Rhizobium leguminosarum

Scientific classification
- Domain: Bacteria
- Kingdom: Pseudomonadati
- Phylum: Pseudomonadota
- Class: Alphaproteobacteria
- Order: Hyphomicrobiales
- Family: Rhizobiaceae
- Genus: Rhizobium
- Species: R. leguminosarum
- Binomial name: Rhizobium leguminosarum (Frank 1879) Frank 1889 (Approved Lists 1980)
- Type strain: ATCC 10004 LMG 14904 strain 3Hoq18 USDA 2370
- Biovars: symbiovar trifolii; symbiovar viciae;
- Synonyms: Rhizobium trifolii Dangeard 1926 (Approved Lists 1980);

= Rhizobium leguminosarum =

- Genus: Rhizobium
- Species: leguminosarum
- Authority: (Frank 1879) Frank 1889 (Approved Lists 1980)
- Synonyms: Rhizobium trifolii Dangeard 1926 (Approved Lists 1980)

Species of bacterium

Rhizobium leguminosarum is a Gram-negative soil bacterium in the genus Rhizobium that forms mutualistic, nitrogen-fixing symbioses with legumes. Compatible strains colonise the roots of various host plants and induce the formation of root nodules, within which the bacteria differentiate into bacteroids and convert atmospheric nitrogen into ammonium compounds that can be used by the plant. In return, the plant supplies the bacteria with carbon compounds.

Different symbiotic groups have characteristic host ranges: strains of symbiovar viciae nodulate legumes including peas, vetches and lentils, whereas symbiovar trifolii is associated with clovers. R. leguminosarum, particularly strains of symbiovar viciae, has been widely used as a model for studying root-nodule formation, bacteroid metabolism and symbiotic nitrogen fixation. Its genome has also been extensively studied, including the complete sequencing of the widely used strain 3841.

== Morphology ==
Rhizobium leguminosarum is a Gram-negative, motile, rod-shaped, aerobic bacterium.

== Common biovars==
Rhizobium leguminosarum biovar trifolii, and R. leguminosarum biovar viciae are the most commonly studied biovars of R. leguminosarum, with certain studies seemingly treating R. trifolii as its own species.
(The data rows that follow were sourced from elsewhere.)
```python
def _mie_nai2(dual: bool, r, w, lam, n_r, n_i, w_mu, pi_tab, tau_tab, P, P2, R2, T2, flags, device):
    lib = load()
    name = "mie_nai2_dual" if dual else "mie_nai2"
    r, w, w_mu = f64(r), f64(np.atleast_2d(w)), f64(w_mu)
    tabs = [f64(np.asarray(t, dtype=np.float64).T) for t in (pi_tab, tau_tab, P, P2, R2, T2)]
    nW, nR, n_mu = w.shape[0], len(r), len(w_mu)
    if w.shape[1] != nR or any(t.shape[1] != n_mu for t in tabs) or tabs[0].shape != tabs[1].shape or \
            any(t.shape != tabs[2].shape for t in tabs[3:]):
        raise ValueError(f"{name}: array shapes do not agree")
    n_max, l_max = tabs[0].shape[0], tabs[2].shape[0]
    nO = nW + MOM_MIE_INDEX_ROWS if dual else nW
    bulk, Cx, greek, ms = np.empty((nO, 4, n_mu)), np.empty((nO, 2)), np.empty((nO, 6, l_max)), np.zeros(3)
    fn = lib.mom_mie_nai2_dual if dual else lib.mom_mie_nai2
    rc = fn(device, nR, dp(r), nW, dp(w), float(lam), float(n_r), float(n_i), n_mu, dp(w_mu), n_max, dp(tabs[0]), dp(tabs[1]), l_max,
            *[dp(t) for t in tabs[2:]], int(flags), dp(bulk), dp(Cx), dp(greek), dp(ms))
    if rc != MOM_OK:
        raise MomError(rc, lib.mom_last_global_error().decode())
    return bulk, Cx, greek, ms


def mie_nai2(r, w, lam, n_r, n_i, w_mu, pi_tab, tau_tab, P, P2, R2, T2, flags: int = 0, device: int = 0):
    return _mie_nai2(False, r, w, lam, n_r, n_i, w_mu, pi_tab, tau_tab, P, P2, R2, T2, flags, device)


def mie_nai2_dual(r, w, lam, n_r, n_i, w_mu, pi_tab, tau_tab, P, P2, R2, T2, flags: int = 0, device: int = 0):
    return _mie_nai2(True, r, w, lam, n_r, n_i, w_mu, pi_tab, tau_tab, P, P2, R2, T2, flags, device)


def mie_coefficients(x, n_r, n_i, n_max: int, device: int = 0):
    lib = load()
    x = f64(np.atleast_1d(x))
    out = [np.empty((int(n_max), len(x))) for _ in range(4)]
    rc = lib.mom_mie_coefficients(device, len(x), dp(x), float(n_r), float(n_i), int(n_max), *[dp(o) for o in out])
    if rc != MOM_OK:
        raise MomError(rc, lib.mom_last_global_error().decode())
    return out[0] + 1j * out[1], out[2] + 1j * out[3]


def mie_coefficients_dual(x, n_r, n_i, n_max: int, device: int = 0):
    lib = load()
    x = f64(np.atleast_1d(x))
    out = [np.empty((int(n_max), len(x))) for _ in range(8)]
    rc = lib.mom_mie_coefficients_dual(device, len(x), dp(x), float(n_r), float(n_i), int(n_max), *[dp(o) for o in out])
    if rc != MOM_OK:
        raise MomError(rc, lib.mom_last_global_error().decode())
    return out[0] + 1j * out[1], out[2] + 1j * out[3], out[4] + 1j * out[5], out[6] + 1j * out[7]


def mie_tables(mu, n_max: int, l_max: int, device: int = 0):
    lib = load()
    mu = f64(np.atleast_1d(mu))
    n_mu, n_max, l_max = len(mu), int(n_max), int(l_max)
    out = [np.empty((max(n_max, 0), n_mu)) for _ in range(2)] + [np.empty((max(l_max, 0), n_mu)) for _ in range(4)]
    rc = lib.mom_mie_tables(device, n_mu, dp(mu), n_max, l_max, *[dp(o) for o in out])
    if rc != MOM_OK:
        raise MomError(rc, lib.mom_last_global_error().decode())
    return tuple(o.T for o in out)


def _mie_nai2_spectral(dual: bool, r, w, lam, n_r, n_i, mu, w_mu, n_max, l_max, flags, max_batch, device):
    lib = load()
    name = "mie_nai2_spectral_dual" if dual else "mie_nai2_spectral"
    r, w, mu, w_mu = f64(r), f64(np.atleast_2d(w)), f64(mu), f64(w_mu)
    lam, n_r, n_i = (f64(np.atleast_1d(a)) for a in (lam, n_r, n_i))
    nW, nR, n_mu, nL, l_max = w.shape[0], len(r), len(w_mu), len(lam), int(l_max)
    if w.shape[1] != nR or len(mu) != n_mu or len(n_r) != nL or len(n_i) != nL:
        raise ValueError(f"{name}: array shapes do not agree")
    nO = nW + MOM_MIE_INDEX_ROWS if dual else nW
    bulk, Cx = np.empty((nL, nO, 4, n_mu)), np.empty((nL, nO, 2))
    greek, ms = np.empty((nL, nO, 6, max(l_max, 0))), np.zeros(4)
    fn = lib.mom_mie_nai2_spectral_dual if dual else lib.mom_mie_nai2_spectral
    rc = fn(device, nR, dp(r), nW, dp(w), nL, dp(lam), dp(n_r), dp(n_i), n_mu, dp(mu), dp(w_mu), int(n_max), l_max, int(flags),
# ... 83 lines not shown
```

### radiativetransfer.jl_amd/csrc/mom_handle.hpp

```cpp
#pragma once
#include <hip/hip_runtime.h>

#include <algorithm>
#include <cmath>
#include <cstdio>
#include <cstdlib>
#include <string>
#include <vector>

#include "momcore.h"

#include "mom_diag.hpp"
#include "mom_entry.hpp"
#include "mom_host.hpp"

namespace momr { struct State; }

struct MomLut {
  bool live = false;
  int n[3] = {};
  double first[3] = {}, step[3] = {};
  bool has_table = false, has_coef = false;
  MomDevBuf<double> d_table;
  MomDevBuf<double> d_coef;
  MomDevBuf<double> d_nu;
};

struct MomGreekStage {
  bool live = false;
  int nG = 0, l_pad = 0, M = 0, P = 0;
  std::vector<int> l_max, basis, partial;
  std::vector<double> greek;
  void drop() { *this = MomGreekStage{}; }
};

struct mom_handle : MomSceneBufs<double> {
  int device = 0, N = 0, nS = 0, S = 0, M = 0;
  int dtype = 0;
  momf_scene *f32 = nullptr;
  bool lds_mode = true;
  int opt_inverse = 0, opt_force_generic = 0;
  hipStream_t stream = nullptr;
  mom::DevStreams q{};
  bool streams_set = false;
  std::vector<double> h_mu, h_wt;
  int strict = 1;
  MomDevBuf<double> added[6], surf[6], comp[6];
  bool op_layers = false;
  bool comp_pitched = false;
  bool comp_on_chip = false;
  MomDevBuf<double> d_post;
  void *comm = nullptr;
  int comm_rank = 0, comm_size = 1;
  MomDevBuf<double> d_gather;
  MomDevBuf<double> d_rrs_send;
  MomDevBuf<double> d_tau_abs, d_grid, d_lines, d_tau_rayl, d_layer_max, d_aer;
  MomDevBuf<int> d_aer_mode;
  int abs_Nz = 0;
  size_t lines_per = 0;
  int lines_nz = 1;
  int abs_broadening = 0, abs_cef = 0;
  MomDevBuf<double> d_prof;
  MomDevBuf<double> d_dtau_abs;
  MomDevBuf<double> d_dlines;
  bool optics_scene = false;
  bool optics_tables = false;
  int optics_nAer = 0;
  int optics_nBand = 0;
  std::vector<double> h_varpi_rayl;
  std::vector<double> h_tau_aer, h_omega_aer, h_ft_aer;
  MomDevBuf<int> d_band_start;
  MomDevBuf<double> d_varpi_band;
  MomDevBuf<double> d_optics_prm;
  MomDevBuf<double> d_vec[4];
  MomDevBuf<double> d_Zop[2];
  bool scene_set = false;
  MomGreekStage stage_z, stage_r, stage_d;
  int opt_m0 = 1;
  int opt_w4 = 1;
  int opt_stagger = 1;
  int opt_rrs_kernels = -1;
  int opt_overlap = 1;
  hipStream_t stream2 = nullptr;
  hipEvent_t ev_fork = nullptr, ev_join = nullptr, ev_go = nullptr;
  int dual_P = 0;
  bool dual_ran = false;
  MomDevBuf<double> d_dual_in[8];
  MomDevBuf<double> d_dual_out, d_dual_ts;
  MomDevBuf<char> dual_work;
  size_t opt_dual_budget = 0;
  MomDevBuf<double> d_Rsurf0;
  int opt_sweep = 1;
  MomDevBuf<double> comp_top[6];
  MomDevBuf<double> d_msJ[2];
  std::vector<MomDevBuf<double>> ms_comp;
  MomDevBuf<double> d_ms_out;
  int opt_pad = 1;
  int opt_lean = 3;
  MomDevBuf<int> d_resume;
  int opt_strip2 = 1;
  MomDevBuf<int> d_resume2;
  size_t resume2_units = 0;
  int resume2_nz = 0;
  int opt_strip2_sched = 1;
  MomDevBuf<int> d_sched2;
  int opt_zero_skip = 7;
  int opt_sources_only = 1;
  int opt_elemental = 1;
  MomDevBuf<double> d_etab, d_etab0;
  int nbw_0 = 0;
  int Nk = 0;
  mom::DevStreams qk{};
  int opt_small = 1;
  bool red0 = false;
  int N0 = 0, nS0 = 0;
  mom::DevStreams q0{};
  MomDevBuf<double> d_mu0, d_wt0, d_sg0, d_Zpp0, d_Zmp0, d_hdrJ0, d_scratch0;
  MomDevBuf<double> comp0[6];
  int G = 0;
  int num_cu = 256;
  MomDevBuf<int> d_info;
  hipEvent_t ev[4] = {};
  hipEvent_t ev_voigt[2] = {};
  std::vector<hipEvent_t> ev_full, ev_red;
  int launches = 0, launches_full = 0, launches_red = 0;
  momr::State *rrs = nullptr;
  MomDevBuf<double> d_fscatt, d_Zr[2];
  MomDevBuf<double> d_rrs_op[8];
  bool rrs_scene = false;
  double rrs_ms = 0.0;
  MomDevBuf<char> ws[4];
  MomLineTable lt{};
  MomDevBuf<double> d_lt;
  MomDevBuf<int> d_lt_i;
  double lt_Tmin = 0.0, lt_Tmax = 0.0;
  std::vector<MomLut> luts;
  MomDevBuf<double> d_lut_cp;
  MomDevBuf<double> d_lut_prm;
  MomDevBuf<double> d_lut_io;
  int opt_lut_batch = 0;
  double grid_min = 0.0, grid_max = 0.0;
  int grid_order = 0;
  std::string err;
};

#pragma GCC visibility push(hidden)
int fail(mom_t *h, int code, const char *msg);
int check_info(mom_t *h);
inline int mom_absorption_state(mom_t *h, const char *fn, bool table, bool lines) {
  const bool no_table = table && (!h->d_tau_abs || !h->d_grid);
  if (!no_table && !(lines && !h->d_lt)) return MOM_OK;
  char buf[200];
  snprintf(buf, sizeof buf, no_table ? "%s: call mom_absorption_begin with the spectral grid first" : "%s: call mom_absorption_set_lines first", fn);
  return fail(h, MOM_ESTATE, buf);
}
inline int mom_tips_range(mom_t *h, double T) {
  if (h->lt.nIso <= 0 || (h->lt_Tmin < T && T < h->lt_Tmax)) return MOM_OK;
  char buf[160];
  snprintf(buf, sizeof buf, "TIPS2017: T (%g) must be between %g K and %g K.", T, h->lt_Tmin, h->lt_Tmax);
  return fail(h, MOM_EINVAL, buf);
}
hipError_t mom_launch_combine(const mom::InterArgs &a, bool lds, int grid, size_t smem, hipStream_t st);
int scene_common(mom_t *h, int Nz, int K, int M, const double *Zpp, const double *Zmp, double albedo, int nVza,
                 const int *node_1based, const double *cos_mphi, const double *sin_mphi);
int mom_stage_claim(mom_t *h, const char *fn, int K, int M);
extern void (*g_rccl_destroy)(void *);
int mom_comm_allreduce_max(mom_t *h, double *d_buf, size_t count);
#pragma GCC visibility pop

#define HIPCHK(h, call)                                                                            \
  do {                                                                                             \
    hipError_t e__ = (call);                                                                       \
    if (e__ != hipSuccess) {                                                                       \
      char buf__[512];                                                                             \
      snprintf(buf__, sizeof buf__, "%s failed: %s (%s:%d)", #call, hipGetErrorString(e__), __FILE__, __LINE__); \
      return fail(h, MOM_EHIP, buf__);                                                             \
    }                                                                                              \
  } while (0)

#define F64_ONLY(h, name)                                                                                 \
  if ((h) && (h)->dtype != 0)                                                                             \
  return fail(h, MOM_EINVAL, name ": not available on a Float32 (dtype = 1) handle (scene-level path only)")
```

### radiativetransfer.jl_amd/csrc/mom_image_variants.hpp

```cpp
#pragma once
#include "mom_images.hpp"

constexpr int kSkipVariants = 4;
constexpr int kS2Skip[kSkipVariants] = {0, 1, 2, 3};
constexpr int kQ4Skip[kSkipVariants] = {0, 1, 2, 4};

inline int mom_skip_variant(const int (&skip)[kSkipVariants], int KS, int nbw) {
  if (nbw < 1 || nbw > KS) return 0;
  int v = 0;
  for (int c = 1; c < kSkipVariants; ++c)
    if (KS - skip[c] >= nbw) v = c;
  return v;
}
constexpr bool s2_row_blocks_change(int KS, int KW) { return KW < KS || 4 * ((KS + 3) / 4) - 1 > KS; }
inline bool s2_row_blocks_for(int KS, const MomLaunchForm &f) {
  return f.row_blocks && s2_row_blocks_change(KS, KS - kS2Skip[mom_skip_variant(kS2Skip, KS, f.nbw)]);
}
```

### radiativetransfer.jl_amd/csrc/mom_images.hpp

```cpp
#pragma once
#include <hip/hip_runtime.h>

#include <cstddef>

struct MomLaunchForm {
  int nbw = 0;
  bool row_blocks = false;
  bool sources_only = false;
  bool elemental_tab = false;
  int sched_mode = 0;
};

struct MomLayerImage {
  int N;
  hipError_t (*launch)(const void *layer_args, const MomLaunchForm &form, int grid, hipStream_t st);
  size_t (*lds_bytes)(int ns, int nS, int K);
  int (*per_cu)();
};

enum MomImageFamily {
  MOM_IMG_STRIP8,
  MOM_IMG_STRIP4,
  MOM_IMG_LEAN,
  MOM_IMG_LEAN6,
  MOM_IMG_STRIP2,
  MOM_IMG_QUAD,
  MOM_IMG_F32_STRIP8,
  MOM_IMG_F32_STRIP4,
};

#define MOM_IMAGE_LIST(X)                                                                                \
  X(STRIP8, 11) X(STRIP8, 13) X(STRIP8, 14) X(STRIP8, 15)                                               \
  X(STRIP4, 9) X(STRIP4, 10) X(STRIP4, 11)                                                              \
  X(LEAN, 9) X(LEAN, 10)                                                                                \
  X(LEAN6, 9) X(LEAN6, 10)                                                                              \
  X(STRIP2, 13) X(STRIP2, 14) X(STRIP2, 15)                                                             \
  X(QUAD, 5) X(QUAD, 6) X(QUAD, 7) X(QUAD, 8) X(QUAD, 9) X(QUAD, 10)                                    \
  X(F32_STRIP8, 11) X(F32_STRIP8, 13) X(F32_STRIP8, 14) X(F32_STRIP8, 15)                               \
  X(F32_STRIP4, 9) X(F32_STRIP4, 10) X(F32_STRIP4, 11) X(F32_STRIP4, 13) X(F32_STRIP4, 14) X(F32_STRIP4, 15)

#define MOM_IMAGE_SYM_(F, KS) mom_image_##F##_##KS
#define MOM_IMAGE_SYM(F, KS) MOM_IMAGE_SYM_(F, KS)
#define MOM_DEFINE_IMAGE(F, KS, ...)                                 \
  const MomLayerImage *MOM_IMAGE_SYM(F, KS)() {                      \
    static const MomLayerImage image = {4 * (KS), __VA_ARGS__};      \
    return &image;                                                   \
  }

#define MOM_IMAGE_DECL(F, KS) const MomLayerImage *MOM_IMAGE_SYM_(F, KS)();
MOM_IMAGE_LIST(MOM_IMAGE_DECL)
#undef MOM_IMAGE_DECL

inline const MomLayerImage *mom_find_image(MomImageFamily family, int N) {
  struct Entry { MomImageFamily family; const MomLayerImage *image; };
#define MOM_IMAGE_ENTRY(F, KS) {MOM_IMG_##F, MOM_IMAGE_SYM_(F, KS)()},
  static const Entry all[] = {MOM_IMAGE_LIST(MOM_IMAGE_ENTRY)};
#undef MOM_IMAGE_ENTRY
  for (const Entry &e : all)
    if (e.family == family && e.image->N == N) return e.image;
  return nullptr;
}

constexpr size_t kMomStrip2SchedInts = 1 + 2048;
```

### radiativetransfer.jl_amd/csrc/mom_q4.hpp

```cpp
#pragma once
#include "mom_entry.hpp"
#include "mom_elemental_tab.hpp"

namespace MOM_NS {

static_assert(kWaves == 1, "mom_q4.hpp: one wavefront per workgroup (-DMOM_WAVES=1)");

__device__ __forceinline__ real mma4(real a, real b, real c) { return __builtin_amdgcn_mfma_f64_4x4x4f64(a, b, c, 0, 0, 0); }

#ifndef Q4_MUL_VARIANT
#define Q4_MUL_VARIANT 0
#endif
template <int KS>
struct Q4Geom {
  static constexpr int N = 4 * KS, NB = KS, NJ = (KS + 3) / 4, LD = N;
  static constexpr int CP = 16 * ((N + 15) / 16);
};
__host__ __device__ inline size_t q4_lds_bytes(int N) { return ((size_t)3 * N * N + 8 * (size_t)N) * sizeof(real); }
__host__ __device__ inline bool q4_applies(int N, int ns, int K) {
  const int Nq = N / (ns > 0 ? ns : 1);
  return kF64 && N >= 20 && N <= 40 && N % 4 == 0 && ns >= 2 && N % ns == 0 && K <= 60 &&
         3 * Nq * Nq + 2 * ns * N + 3 + K <= N * N &&
         4 * q4_lds_bytes(N) <= kLdsPerCU;
}

struct Q4Lane {
  int k, c16;
  __device__ __forceinline__ Q4Lane() {
    int l = wg_lane();
    asm volatile("" : "+v"(l));
    k = l >> 4;
    c16 = l & 15;
  }
};

template <int KS> using Q4Mat = real[Q4Geom<KS>::NB][Q4Geom<KS>::NJ];

template <int KS>
__device__ __forceinline__ void q4_zero(real (&W)[Q4Geom<KS>::NB][Q4Geom<KS>::NJ]) {
#pragma unroll
  for (int K = 0; K < Q4Geom<KS>::NB; ++K)
#pragma unroll
    for (int J = 0; J < Q4Geom<KS>::NJ; ++J) W[K][J] = 0.0;
}
template <int KS>
__device__ __forceinline__ void q4_copy(real (&D)[Q4Geom<KS>::NB][Q4Geom<KS>::NJ], const real (&S)[Q4Geom<KS>::NB][Q4Geom<KS>::NJ]) {
#pragma unroll
  for (int K = 0; K < Q4Geom<KS>::NB; ++K)
#pragma unroll
    for (int J = 0; J < Q4Geom<KS>::NJ; ++J) D[K][J] = S[K][J];
}
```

== Symbiosis and nitrogen fixation ==
The symbiosis between R. leguminosarum and its host plants involves an exchange of chemical signals. Compounds released by legume roots, particularly flavonoids and other phenolic compounds, are detected by rhizobial regulatory proteins such as NodD, which activate bacterial nod genes. These genes direct the production of Nod factors, signalling molecules whose precise chemical structure is an important determinant of host specificity.

In susceptible legumes, Nod-factor signalling causes changes including root hair deformation and curling. The bacteria enter through structures known as infection threads and are delivered into developing root nodules, where they differentiate into bacteroids capable of nitrogen fixation. Within the nodule, the plant supplies the bacteroids with carbon compounds, while the bacteria reduce atmospheric nitrogen to forms that can be assimilated by the plant. Nitrogenase is sensitive to oxygen, although the bacteroids require oxygen for respiration; leghemoglobin produced in the nodule helps maintain a low free-oxygen concentration while delivering oxygen to the bacteroids.

== Genome ==
The extensively studied R. leguminosarum bv. viciae strain 3841 has a genome of approximately 7.75 million base pairs, consisting of a circular chromosome and six circular plasmids. Many genes involved in the symbiosis are carried on plasmids. In strain 3841, the 488-kilobase plasmid pRL10 is the principal symbiotic plasmid and contains clustered nod genes required for nodulation together with nif and fix genes involved in nitrogen fixation.

== Fatty acid synthesis ==
Rhizobium leguminosarums acyl carrier protein differs from most ACPs by having a C-terminus extension. This ACP is also used in the synthesis of unusually long ACPs which themselves are then used in the synthesis of the R. leguminosarum nod factor.

== Uses ==
R. leguminosarum is widely used in the inoculation of legume seeds. The sv. trifolii strain U204 is commercially used to inoculate white and red clover in particular, but better strains for this purpose are being developed.

Research has been carried out into the role that R. leguminosarum could play in promoting growth of canola and lettuce.